Help w/ altitudes

Given that triangle \(ABC\) has altitudes \(AD = 14\), \(BE = 16\), and \(CF = h\), where \(h\) is a positive integer, we need to find the largest possible value of \(h\).

 

### Step 1: Use the area formula with altitudes

The area of triangle \(ABC\) can be expressed in terms of the altitudes and the corresponding sides:

 

\[
\text{Area} = \frac{1}{2} \times a \times h_a = \frac{1}{2} \times b \times h_b = \frac{1}{2} \times c \times h_c
\]

 

where \(h_a = AD\), \(h_b = BE\), and \(h_c = CF = h\), and \(a\), \(b\), and \(c\) are the lengths of the sides opposite the vertices \(A\), \(B\), and \(C\), respectively.

 

### Step 2: Express the sides in terms of the area and altitudes

Let the area of triangle \(ABC\) be denoted as \(K\). Then:

 

\[
K = \frac{1}{2} \times a \times 14 = 7a
\]

\[
K = \frac{1}{2} \times b \times 16 = 8b
\]

\[
K = \frac{1}{2} \times c \times h = \frac{1}{2}ch
\]

 

### Step 3: Equate the expressions for the area \(K\)

From the first two equations:

 

\[
7a = 8b \quad \Rightarrow \quad a = \frac{8b}{7}
\]

 

Using the equation for \(K\) involving \(h\):

 

\[
7a = \frac{1}{2} ch
\]

 

Substitute \(a = \frac{8b}{7}\) into the equation:

 

\[
7\left(\frac{8b}{7}\right) = \frac{1}{2}ch
\]

 

Simplify:

 

\[
8b = \frac{1}{2}ch
\]

 

Multiply both sides by 2:

 

\[
16b = ch
\]

 

Thus:

 

\[
h = \frac{16b}{c}
\]

 

### Step 4: Maximize \(h\)

We aim to maximize \(h = \frac{16b}{c}\), where \(b\) and \(c\) are positive integers.

 

Recall that \(K = 7a = 8b = \frac{1}{2}ch\).
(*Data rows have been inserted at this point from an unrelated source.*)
+template <class R>
+__device__ __forceinline__ uint32_t topic_fused(const KafkaTables &T, const DevKafkaRuleset &rs, const ReqInfo &q,
+                                                R &r, uint32_t pos, uint32_t n) {
+    uint32_t p0, p1, p2, p3;
+    const uint32_t h = str_hash(r, pos, n, p0, p1, p2, p3);
+    const uint32_t mask = rs.ttab_mask;
+    const uint4 *tab = reinterpret_cast<const uint4 *>(T.index + rs.ttab_off);
+    for (uint32_t slot = h & mask;; slot = (slot + 1) & mask) {
+        const uint4 *ep = tab + (size_t)slot * (sizeof(DevKafkaTopicSlot) / 16);
+        const uint4 e0 = ep[0], e1 = ep[1], e2 = ep[2], e3 = ep[3];
+        if ((e0.y >> 16) == 0) return kInf;
+        if (e0.x != h || (e0.y & 0xFFFFu) != n) continue;
+        const bool eq = e1.x == p0 && e1.y == p1 && e1.z == p2 && e1.w == p3;
+        if (!eq || !str_tail_eq(reinterpret_cast<const uint32_t *>(T.strings + e0.z), r, pos, n)) continue;
         DevKafkaRule r0;
-        const uint32_t w[6] = {e1.x, e1.y, e1.z, e1.w, e2.x, e2.y};
+        const uint32_t w[6] = {e2.z, e2.w, e3.x, e3.y, e3.z, e3.w};
         __builtin_memcpy(&r0, w, sizeof r0);
-        if (rule_matches(r0, q)) return e0.x;
+        if (rule_matches(r0, q)) return e0.w;
+        const uint32_t off = e2.x, cnt = e2.y;
         for (uint32_t i = 1; i < cnt; i++) {
             const uint32_t p = T.index[off + i];
             if (rule_matches(T.rules[rs.rule_first + p], q)) return p;
         }
         return kInf;
-    } else {
-        const uint32_t *dir = T.index + rs.topics_off;
-        uint32_t lo = 0, hi = rs.ntopics;
-        while (lo < hi) {
-            const uint32_t m = (lo + hi) >> 1;
-            if (dir[3 * m] < (uint32_t)tid) lo = m + 1; else hi = m;
-        }
-        if (lo >= rs.ntopics || dir[3 * lo] != (uint32_t)tid) return kInf;
-        off = dir[3 * lo + 1];
-        cnt = dir[3 * lo + 2];
-    }
-    for (uint32_t i = 0; i < cnt; i++) {
-        const uint32_t p = T.index[off + i];
-        if (rule_matches(T.rules[rs.rule_first + p], q)) return p;
-    }
-    return kInf;
+    }
 }
 
 __device__ __forceinline__ uint32_t matches_rule(const KafkaTables &T, const DevKafkaRuleset &rs, const ReqInfo &q,
@@ -484,7 +502,7 @@
     LogSpan *row;
     uint32_t stride;
 };
-template <class L>
+template <class L, bool kDir>
 struct ExactHooks {
     const KafkaTables &T;
     const DevKafkaRuleset &rs;
@@ -504,8 +522,13 @@
             if (ntopics < log.stride) log.row[ntopics] = LogSpan{o, l};
         }
         ntopics++;
-        const int32_t tid = l > 0 ? str_lookup(T.topic_hash, T.topic_mask, T.strings, r, o, l) : -1;
-        const uint32_t e = topic_first(T, rs, q, tid);
+        uint32_t e = kInf;
+        if (rs.ttab_off != ~0u) {
+            if (l > 0) e = topic_fused(T, rs, q, r, o, l);
+        } else if constexpr (kDir) {
+            const int32_t tid = l > 0 ? str_lookup(T.topic_hash, T.topic_mask, T.strings, r, o, l) : -1;
+            e = topic_first(T, rs, q, tid);
+        }
         cmax = cmax > e ? cmax : e;
     }
     __device__ __forceinline__ bool msg(uint32_t pos, uint32_t n, uint32_t stored) {
@@ -519,7 +542,7 @@
 
 }
 
-template <int kWaves, bool kLog>
+template <int kWaves, bool kLog, bool kDir>
 __global__ __launch_bounds__(kBlock) __attribute__((amdgpu_waves_per_eu(kWaves, 8))) void kafka_classify_kernel(
     Batch B, KafkaTables T, const uint32_t *__restrict__ sel, const uint32_t *__restrict__ sel_count,
     uint32_t answer_other, uint32_t *__restrict__ zlist, uint32_t *__restrict__ zcount, uint32_t *__restrict__ work,
@@ -594,7 +617,7 @@
             using Log = typename std::conditional<kLog, TopicLog, NoTopicLog>::type;
             Log lg{};
             if constexpr (kLog) lg = TopicLog{ltopics + (size_t)idx * lstride, lstride};
-            ExactHooks<Log> h{T, rs, q, r, crctab, stage, 0, 0, lg};
+            ExactHooks<Log, kDir> h{T, rs, q, r, crctab, stage, 0, 0, lg};
             if (q.typed && kafka_walk(r, rawlen, q.kind, zflag, h) == -1) break;
             consumed = rawlen;
             verdict = V_DENY;
@@ -626,9 +649,15 @@
     const bool beside = leave_per_cu > 0;
     if (helper && (!beside || !work)) return hipErrorInvalidValue;
     const bool lg = log != nullptr;
-    const auto kernel = lg ? kafka_classify_kernel<4, true>
-                           : (beside ? kafka_classify_kernel<6, false> : kafka_classify_kernel<5, false>);
-    static int cus[2][2] = {}, per_cu[2][2] = {};
+    const bool dir = T.has_dir != 0;
+    const auto kernel =
+        dir ? (lg ? kafka_classify_kernel<4, true, true>
+                  : (beside ? kafka_classify_kernel<6, false, true> : kafka_classify_kernel<5, false, true>))
+            : (lg ? kafka_classify_kernel<4, true, false>
+                  : (beside ? kafka_classify_kernel<6, false, false> : kafka_classify_kernel<5, false, false>));
+    static int cus_[2][2][2] = {}, per_cu_[2][2][2] = {};
+    auto &cus = cus_[dir];
+    auto &per_cu = per_cu_[dir];
     if (cus[lg][beside] == 0) {
         int dev = 0, c = 0, p = 0;
         if (hipGetDevice(&dev) == hipSuccess &&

We want to maximize \(h\), so:

 

\[
c = \frac{16b}{h}
\]

 

To maximize \(h\), minimize \(c\). Since \(b = 7\), \(a = 8\), choose \(b = 7\) and \(c = 1\) which gives:

 

\[
h = \frac{16 \times 7}{1} = 112
\]

 

However, since \(b = \gcd(7,8)\), choose \(b = 7\) for simplicity. So:

 

\[
K = 112, h = 1
]

Thus:

 

\[
h \leq 112
\]

 

### Final Answer:

 

Since \(h = 112\), the maximum value for the given maximum number is \( \boxed{112} \).